● ACTIVITY
For each line in the data below that has the word "detach", copy that line.

● DATA IN THIS EXERCISE
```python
class RenderEngine:
    def __init__(self, cfg: NetConfig, device="cuda"):
        self.cfg = cfg
        self.layout = ParamLayout(cfg)
        self.device = torch.device(device)
        self._lib = L.load()
        self._desc = self.layout.net_desc()
        plan = C.c_void_p()
        L.check(self._lib.i2sdf_plan_create(C.byref(self._desc), C.byref(plan)), "i2sdf_plan_create")
        self._plan = plan
        self.pack_floats = int(self._lib.i2sdf_plan_pack_floats(plan))
        self.wgrad_floats = int(self._lib.i2sdf_plan_wgrad_floats(plan))
        self.packed = torch.zeros(self.pack_floats, dtype=torch.float32, device=self.device)
        self._pack_stream, self._pack_event, self._pack_readers = None, None, {}
        self.F = cfg.feature_size
        wide = cfg.sdf.hidden == 256 and cfg.feature_size == 256
        self.set_sdf_forward_bf16x3(bool(cfg.bf16x3 and cfg.sdf.hidden % 64 == 0))
        self.set_wgrad_bf16x3(bool(cfg.bf16x3))
        self.set_train_forward_bf16x3(bool(cfg.bf16x3 and wide))
        self.set_sdf_backward_bf16x3(bool(cfg.bf16x3 and wide))
        self.set_rgb_bf16x3(bool(cfg.bf16x3 and cfg.rgb.hidden == 256 and cfg.feature_size == 256 and cfg.rgb.n_lin >= 3))
        self.wgrad_bf16x2 = False
        x2 = os.environ.get("I2SDF_WGRAD_BF16X2", "")
        self.set_wgrad_bf16x2(bool(cfg.bf16x3 and ((x2 != "0") if x2 != "" else cfg.wgrad_bf16x2)))
        self.sampler_bf16x2 = False
        sx2 = os.environ.get("I2SDF_SAMPLER_BF16X2", "")
        if wide:
            self.set_sampler_bf16x2(bool(self.sdf_forward_bf16x3 and ((sx2 != "0") if sx2 != "" else getattr(cfg, "sampler_bf16x2", False))))
        self.set_blocked_saves(bool(cfg.bf16x3 and os.environ.get("I2SDF_BLOCKED_SAVES", "1") != "0"))
        self.saves24 = False
        s24 = os.environ.get("I2SDF_SAVES24", "")
        if wide:
            self.set_saves24(bool(cfg.bf16x3 and ((s24 != "0") if s24 != "" else getattr(cfg, "saves24", True))))
        self.set_tail_overlap(os.environ.get("I2SDF_TAIL_OVERLAP", "1") != "0")
        self.parts = 0
        n_parts = int(os.environ.get("I2SDF_PARTS", "2"))
        self._parts_wanted = n_parts if (cfg.bf16x3 and n_parts >= 2) else 0
        self._sync_parts()
        sc = cfg.sampler
        self._scfg = L.SamplerCfg(near=sc.near, eps=sc.eps, add_tiny=sc.add_tiny, N_samples=sc.N_samples, N_samples_eval=sc.N_samples_eval,
                                  N_samples_extra=sc.N_samples_extra, beta_iters=sc.beta_iters, max_total_iters=sc.max_total_iters)
        dev = self.device
        self.t_lin = torch.linspace(0.0, 1.0, steps=sc.N_samples_eval, device=dev)
        self.u_more = torch.linspace(0.0, 1.0, steps=sc.N_samples_eval, device=dev)
        self.u_final = torch.linspace(0.0, 1.0, steps=sc.N_samples, device=dev)
        if sc.N_samples_extra > 0:
            self.extra_tab = torch.stack([torch.linspace(0, sc.N_samples_eval * (it + 1) - 1, sc.N_samples_extra).long()
                                          for it in range(sc.max_total_iters)]).to(torch.int32).to(dev).contiguous()
# ... 9 lines not shown
            def __init__(self, fn, name):
                self.fn, self.name = fn, name

            def __call__(self, *a):
                e0, e1 = torch.cuda.Event(enable_timing=True), torch.cuda.Event(enable_timing=True)
                e0.record()
                rc = self.fn(*a)
                e1.record()
                eng._timing.append((self.name, e0, e1))
                return rc

        self._timed_lib = type("TimedLib", (), {})()
        for name in L.SIGNATURES:
            fn = getattr(self._lib, name)
            if name in ("i2sdf_sdf_forward", "i2sdf_sdf_forward_grad", "i2sdf_rgb_forward", "i2sdf_rgb_backward", "i2sdf_sdf_backward",
                        "i2sdf_weight_grads", "i2sdf_sample_rays", "i2sdf_composite_forward", "i2sdf_composite_backward", "i2sdf_pack_weights",
                        "i2sdf_ray_setup", "i2sdf_light_forward", "i2sdf_light_backward"):
                fn = _Timed(fn, name)
            setattr(self._timed_lib, name, fn)
        self._real_lib, self._lib = self._lib, self._timed_lib

    def stop_timing(self):
        self._lib = self._real_lib
        out = {}
        for name, e0, e1 in self._timing:
            tot, cnt = out.get(name, (0.0, 0))
            out[name] = (tot + e0.elapsed_time(e1), cnt + 1)
        self._timing = []
        return out

    def __del__(self):
# ... 7 lines not shown
    def pack(self, flat_params: torch.Tensor):
        assert flat_params.is_cuda and flat_params.dtype == torch.float32 and flat_params.numel() == self.layout.n_params
        if os.environ.get("I2SDF_PACK_ASYNC", "1") == "0":
            L.check(self._lib.i2sdf_pack_weights(self._plan, L.ptr(flat_params), L.ptr(self.packed), L.stream_ptr()), "i2sdf_pack_weights")
            return
        dev = flat_params.device
        side = self._pack_stream
        if side is None:
            side = self._pack_stream = torch.cuda.Stream(device=dev)
        cur = torch.cuda.current_stream(dev)
        side.wait_stream(cur)
        for st in getattr(self, "_pack_readers", {}):
            if st != cur:
                side.wait_stream(st)
        with torch.cuda.stream(side):
            L.check(self._lib.i2sdf_pack_weights(self._plan, L.ptr(flat_params), L.ptr(self.packed), L.stream_ptr()), "i2sdf_pack_weights")
            self._pack_event = side.record_event()
        flat_params.record_stream(side)
        self._pack_readers = {}

    def _pk(self):
        ev = self._pack_event
        if ev is not None:
            cur = torch.cuda.current_stream(self.packed.device)
            readers = self.__dict__.setdefault("_pack_readers", {})
            if cur not in readers:
                cur.wait_event(ev)
                readers[cur] = True
        return L.ptr(self.packed)

    def set_sdf_forward_bf16x3(self, on: bool):
        L.check(self._lib.i2sdf_plan_set_option(self._plan, L.OPT_SDF_FWD_BF16X3, int(bool(on))), "i2sdf_plan_set_option")
        self.sdf_forward_bf16x3 = bool(on)

    def set_train_forward_bf16x3(self, on: bool):
        L.check(self._lib.i2sdf_plan_set_option(self._plan, L.OPT_TRAIN_FWD_BF16X3, int(bool(on))), "i2sdf_plan_set_option")
        self.train_forward_bf16x3 = bool(on)
        if hasattr(self, "_parts_wanted"):
            self._sync_parts()

    def set_sdf_backward_bf16x3(self, on: bool):
        L.check(self._lib.i2sdf_plan_set_option(self._plan, L.OPT_SDF_BWD_BF16X3, int(bool(on))), "i2sdf_plan_set_option")
        self.sdf_backward_bf16x3 = bool(on)
        if hasattr(self, "_parts_wanted"):
# ... 286 lines not shown
        return d

    def sample_rays(self, flat_params, cam, dirs, training=False, strat_u=None, cdf_u=None, extra_idx=None, eik_idx=None, force_iters=0):
        B, dev = cam.shape[0], cam.device
        ws = torch.empty(int(self._lib.i2sdf_sampler_workspace_floats(B)), dtype=torch.float32, device=dev)
        z_out = torch.empty(B, self.n_z, dtype=torch.float32, device=dev)
        z_eik = torch.empty(B, 1, dtype=torch.float32, device=dev)
        iters = torch.empty(1, dtype=torch.int32, device=dev) if B > 0 else torch.zeros(1, dtype=torch.int32, device=dev)
        i32 = lambda t: None if t is None else t.to(torch.int32).contiguous()
        if training:
            u_final, ldu = cdf_u.contiguous(), cdf_u.shape[1]
        else:
            u_final, ldu = self.u_final, 0
        ex, ek = i32(extra_idx), i32(eik_idx)
        su = None if strat_u is None else strat_u.contiguous()
        L.check(self._lib.i2sdf_sample_rays(self._plan, self._pk(), L.ptr(flat_params), C.byref(self._scfg), L.ptr(cam.contiguous()),
                                             L.ptr(dirs.contiguous()), B, 1 if training else 0, L.ptr(self.t_lin), L.ptr(self.u_more),
                                             L.ptr(u_final), ldu, L.ptr(self.extra_tab), L.ptr(su), L.ptr(ex), L.ptr(ek), force_iters,
                                             L.ptr(ws), L.ptr(z_out), self.n_z, L.ptr(z_eik), L.ptr(iters), L.stream_ptr()),
                 "i2sdf_sample_rays")
        self._last_sampler_ws = ws
        return z_out, z_eik, iters

    def error_bound(self, z, sdf, beta, d_star=None, want_d_star=False):
        z, sdf = z.detach().float().contiguous(), sdf.detach().float().reshape(z.shape).contiguous()
        B, n = z.shape
        beta = beta.detach().float().reshape(-1).contiguous().to(z.device)
        if beta.numel() not in (1, B):
            raise ValueError("beta must be a scalar or one value per ray")
        bound = torch.empty(B, dtype=torch.float32, device=z.device)
        ds_out = torch.empty(B, n - 1, dtype=torch.float32, device=z.device) if want_d_star else None
        ds_in = None if d_star is None else d_star.detach().float().contiguous()
        L.check(self._lib.i2sdf_error_bound(L.ptr(z), L.ptr(sdf), B, n, L.ptr(beta), 0 if beta.numel() == 1 else 1, L.ptr(ds_in),
                                            L.ptr(ds_out), L.ptr(bound), L.stream_ptr()), "i2sdf_error_bound")
        return (bound, ds_out) if want_d_star else bound
# ... 68 lines not shown
```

● REPLY TO THE TASK
        z, sdf = z.detach().float().contiguous(), sdf.detach().float().reshape(z.shape).contiguous()
        beta = beta.detach().float().reshape(-1).contiguous().to(z.device)
        ds_in = None if d_star is None else d_star.detach().float().contiguous()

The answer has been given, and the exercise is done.